Functional impact scores (FIS) were derived based on positional overlapping of SARS-CoV-2 S regions and by summing up the sequence features of concern (SFoC) scores. SFoC scores were calculated based on variant impact on replication, immune evasion, or binding to angiotensin-converting enzyme 2 (ACE2) receptors or monoclonal antibodies and variant neutralization by vaccination or previous infection. Composite scores (CS) were calculated by summing up the sequence prevalence scores (SPS) and functional impact scores. Emerging lineage scores were calculated from GISAIDA data between December 2021 and January 2022 by summing up scores of lineages with growth rates >15.
The team identified 75 regions on SARS-CoV-2 S RBD that significantly impacted the binding of ≤4 antibodies and 36 regions with a significant impact on the binding of vaccine or convalescent sera antibodies. Twelve sites with ≥1 mutations exceeding the threshold (>0.1) were identified as indicative of enhanced ACE2 affinity, of which site number 501 was a site of multiple conformational changes in SARS-CoV-2 S RBD binding interactions with ACE2.
Important sites of adaptive immune responses and SARS-CoV-2 tropism were N-terminal domain (NTD) sites 14 to 20, 140 to 158, 245 to 264, site 614 of SARS-CoV-2 S, and sites 671 to 692 of cleavage of furin protein. Epidemiological data for Omicron showed low SPS but considerably high FIS and resultant high CS values. CS could also quantify slight differences in covariates of a single clade. BA.1 was the predominant Omicron lineage in December 2021 and showed the highest emerging lineage score.
By January 2022, Omicron lineages such as BA.1, BA.1.1, and BA.2 evolved with multiple covariates. BA.2 variant constellation was identical to Omicron BA.1 with multiple unique mutational sites. Mutant BA.1 (with R346K mutation) exhibited higher functional impact scores than Omicron BA.1. Contrastingly, many covariates showed sequence prevalence scores as 0, indicative of no significant threat by their growth changes.
Before January 2022, the N440K, G446S, L24-, R346K, A701V, and L452R mutations appeared sporadically, and mutation dynamics plotting showed that G446S and R346K mutations were less prevalent, whereas L24- was concomitantly more prevalent. The finding indicated a fitness advantage for variants containing L24- and could aid in distinguishing between BA.2 and BA.1.
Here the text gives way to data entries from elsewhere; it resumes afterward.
@@ -816,21 +842,7 @@
                 u32x2 pk[2];
 #pragma unroll
                 for (int h = 0; h < 2; ++h) {
-                    const unsigned int w0 = aux[i + h][g][0], w1 = aux[i + h][g][1];
-                    const float y[4] = {bf16_bits_to_f32(w0 & 0xffffu), bf16_bits_to_f32(w0 >> 16), bf16_bits_to_f32(w1 & 0xffffu),
-                                        bf16_bits_to_f32(w1 >> 16)};
-                    float d[4];
-                    if constexpr (GA) {
-#pragma unroll
-                        for (int e = 0; e < 4; ++e) {
-                            const bool p = y[e] > 0.0f;
-                            d[e] = acc[i + h][g][e] * fmaf(y[e], fmaf(ndq, y[e], p ? d1p : d1n), p ? d0p : d0n);
-                        }
-                    } else {
-#pragma unroll
-                        for (int e = 0; e < 4; ++e) d[e] = acc[i + h][g][e] * ((y[e] > 0.0f) ? 1.0f : (y[e] + 1.0f));
-                    }
-                    pk[h] = pack_bf16x4(d[0], d[1], d[2], d[3]);
+                    pk[h] = dz_block<GA>(acc[i + h][g], aux[i + h][g], dk);
                     if (out_lds) *reinterpret_cast<u32x2*>(out_lds + ((i + h) * NBo + nb0 + g) * 512 + loff) = pk[h];
                 }
                 char* pa = reinterpret_cast<char*>(dZg) + ((mbg0 + i) * NBo + nb0 + g) * 512 + loff;
@@ -874,8 +886,24 @@
     return fb_lds_bytes(n);
 }
 
-template <int G1, bool AUX = false, bool XB16 = false, bool VU = false, bool GA = false>
+HG_HD bool fb_tail_ok(const FusedNet& n, bool is_actor, int A) { return n.layer[3].NBB == 1 && n.layer[2].NB == 8 && (is_actor ? A == 12 : true); }
+inline bool fb_tail_launch_ok(const FwdArgs& fb, int nets) {
+    const char* v = getenv("HGYM_FB_TAIL");
+    if (v && v[0] == '0') return false;
+    for (int i = 0; i < nets && i < 2; ++i)
+        if (!fb_tail_ok(fb.net[fb.net0 + i], fb.net0 + i == 0, fb.A)) return false;
+    return true;
+}
+
+#ifdef HGYM_FB_TAIL_CLOCK
+#define HG_TAIL_STAMP(slot) phase_stamp(a.dbg, slot)
+#else
+#define HG_TAIL_STAMP(slot)
+#endif
+
+template <int G1, bool AUX = false, bool XB16 = false, bool VU = false, bool GA = false, bool TAIL = true>
 __device__ __forceinline__ void fb_body(const FwdArgs& a, const FbLoss& L, const FusedNet& n, bool is_actor, char* smem) {
+    constexpr bool TA = TAIL && !AUX;
     constexpr int BM = 64, NW = 16, D = 2, MB = BM / 16;
     const int tid = threadIdx.x, lane = tid & 63, wave = tid >> 6;
     const int r = lane & 15, q = lane >> 4;
@@ -890,7 +918,16 @@
     int* rowidx = reinterpret_cast<int*>(H2 + BM * n.layer[2].N * 2);
     float* lin = reinterpret_cast<float*>(rowidx + BM);
     const int A = a.A;
-    const bool pre = !AUX && n.layer[2].NB <= 8 && (is_actor ? A == 12 : true);
+    const bool pre = !AUX && (TA || (n.layer[2].NB <= 8 && (is_actor ? A == 12 : true)));
+    const int N0 = n.layer[0].N, N1 = n.layer[1].N, N2 = n.layer[2].N;
+    WRing<1, D> rb;
+    WRing<G1, D> rc;
+    constexpr int NB2 = 8;
+    u32x4 w3t[TA ? NB2 : 1];
+    auto prime_b = [&]() { bwd_prime<1, D>(rb, n.layer[2].WTf, N1 / 16, n.layer[2].NBB, wave, lane); };
+    auto idle_ta = [&](int) { prime_b(); };
+    const ActD dk = act_d<GA>(&a.act);
+    (void)w3t; (void)idle_ta; (void)dk;
     const float invB = 1.0f / (float)a.M;
     float aux_se = 0.0f;
     auto head_aux = [&](int hw, int m, int nb, const float (&out)[4]) {
@@ -954,6 +991,18 @@
         float part[11];
 #pragma unroll
         for (int k = 0; k < 11; ++k) part[k] = 0.0f;
+        float sd[4] = {1.f, 1.f, 1.f, 1.f};
+        if constexpr (TA) {
+            if (is_actor) {
+#pragma unroll
+                for (int e = 0; e < 4; ++e) sd[e] = a.std_[4 * q + e < A ? 4 * q + e : 0];
+            }
+            __builtin_amdgcn_sched_barrier(0);
+#pragma unroll
+            for (int gb = 0; gb < NB2; ++gb) w3t[gb] = n.layer[3].WTf[gb * 64 + lane];
+            prime_b();
+            __builtin_amdgcn_sched_barrier(0);
+        }
         if (is_actor) {
             float act[4] = {0.f, 0.f, 0.f, 0.f}, mo[4] = {0.f, 0.f, 0.f, 0.f}, so[4] = {1.f, 1.f, 1.f, 1.f}, sg[4] = {1.f, 1.f, 1.f, 1.f};
             if (pre) {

Overall, the study findings highlighted a novel computational spatiotemporal framework for early detection of SARS-CoV-2 variants based on their sequence prevalence, mutation prevalence, and mutational impacts on SARS-CoV-2 functions such as binding with ACE2 receptors. There were a few challenges in framework development, such as ambiguity fluctuations in sequence data during Delta and Omicron variant emergence, accurate data quantification for computation, and analyzing data that is enormous and continually increasing.
medRxiv publishes preliminary scientific reports that are not peer-reviewed and, therefore, should not be regarded as conclusive, guide clinical practice/health-related behavior, or treated as established information.